Mr Lonergan said that during more than 40 years in the prison service, had proper supports and interventions been in place at an early stage, those in prison would not have ended up there.
“Many were there because of early neglect,” Mr Lonergan said. He pointed to dyslexia, which he said was common among the prison population, as an example of where early intervention was crucial in changing outcomes.
“That’s one tiny example of neglect and the consequences of that. And then miraculously once it’s identified the enormous difference that makes: there’s a new life, there’s a new beginning, life is now different. Those early interventions are absolutely crucial,” he said.

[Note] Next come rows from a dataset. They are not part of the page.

# entrpn/learning-jax-sharding

Hardware: AMD Instinct MI355X
Metric: step-time ms + TFLOPS/GPU, case6 sharded attention block at 1/2/4/8 MI355X (higher is better)
Workload: dtype bf16; 1 GPU; model=case6 attention block (M=640, heads=8x64, bf16 compute, f32 params, Adam), global_batch=64, seq_len=256, parallelism=dp1, mode=train, hip_graph=True, graph_segments=1, steps_per_graph=6, warmup_steps_run=67, comm=none, grad_wire=fp32, loss=y.sum(), rules=reference

## Files before the change

learning_jax_sharding_amd/csrc/kernels/adam_common.h:

```cpp
#pragma once
#include "rowwise.h"

template <typename ST>
__device__ __forceinline__ f32x4 ld_slab4(const ST* __restrict__ p, long e) {
  if constexpr (sizeof(ST) == 4) {
    return *(const __attribute__((address_space(1))) f32x4*)(reinterpret_cast<const float*>(p) + e);
  } else {
    const u32x2 r = *(const __attribute__((address_space(1))) u32x2*)(reinterpret_cast<const bf16_t*>(p) + e);
    return unpack_bf16x4(r);
  }
}

struct AdamTensor {
  long p, g, m, v, st, sn, R, C, g_bf16, tiles_c, vec;
  long qn, sn8, qt, st8;
  long gS, g_ld, g_ss;
  long trows;
};
constexpr int kAdamMax = 32;

inline bool adam_grad_from_row(const long* r, AdamTensor& t) {
  t.g = r[1]; t.R = r[6]; t.C = r[7]; t.g_bf16 = r[8];
  t.gS = r[9]; t.g_ld = r[14]; t.g_ss = r[15];
  if (t.gS == 0) t.g_ld = t.C;
  if (t.gS > 0 && (t.g_ld < t.C || t.g_ss < 1)) return false;
  t.tiles_c = (t.C + 63) / 64;
  return true;
}
inline bool adam_grad_vec_ok(const AdamTensor& t) {
  auto al = [](long ptr, long a) { return ptr % a == 0; };
  return t.C % 4 == 0 &&
         (t.gS < 0 || (al(t.g, t.g_bf16 ? 8 : 16) && t.g_ld % 4 == 0 && (t.gS == 0 || t.g_ss % 4 == 0)));
}

template <typename ST>
__device__ __forceinline__ float slab_sum1(const ST* __restrict__ g, long gS, long ss, long i) {
  auto ld = [&](long j) {
    if constexpr (sizeof(ST) == 4) return reinterpret_cast<const float*>(g)[j];
    else return bf2f(reinterpret_cast<const bf16_t*>(g)[j]);
  };
  float acc = ld(i);
  long s = 1;
  for (; s + 3 < gS; s += 4) acc += (ld(s * ss + i) + ld((s + 1) * ss + i)) + (ld((s + 2) * ss + i) + ld((s + 3) * ss + i));
  for (; s < gS; ++s) acc += ld(s * ss + i);
  return acc;
}
template <typename ST>
__device__ __forceinline__ f32x4 slab_sum4(const ST* __restrict__ g, long gS, long ss, long i) {
  f32x4 acc = ld_slab4(g, i);
  long s = 1;
  for (; s + 3 < gS; s += 4) {
    const f32x4 v0 = ld_slab4(g, s * ss + i), v1 = ld_slab4(g, (s + 1) * ss + i);
    const f32x4 v2 = ld_slab4(g, (s + 2) * ss + i), v3 = ld_slab4(g, (s + 3) * ss + i);
    acc += (v0 + v1) + (v2 + v3);
  }
  for (; s < gS; ++s) acc += ld_slab4(g, s * ss + i);
  return acc;
}

struct StepHyper {
  float grad_scale, lr, norm, pad;
};
```

learning_jax_sharding_amd/csrc/kernels/attention.hip:

```cpp
#include "common.h"
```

“While child suffers, that child is being damaged and harmed and is losing out and you cannot make up years that have been misused or neglected. No matter what happens those early years are gone now, the opportunity is gone and the child brings it to their grave.”
Responsibility
“It is very much society’s responsibility so the referendum is very, very significant in sending out that message . . . but it is only the beginning . . . [if there is a Yes vote in Saturday’s referendum] the real work will start on Monday when we will now be called to back up our philosophy, to back it up with action.”
Mr Lonergan also pointed to housing policy which he said was at the core of how we develop as a society and how fair and integrated it is.
“The little child is perfect. It’s the culture that comes in, the influence, the destructive stuff. That’s why we need to provide more positive and more motivating and more stimulating environments. We can’t continue building ghettos,” he said.
“Our segregation of people is another huge issue. We build these public housing and we isolate the one particular social class of people: the poor, lowest socioeconomic groups into those areas with no amenities, no facilities and no mixture of people . . . a community is a social mix of people of all equals.”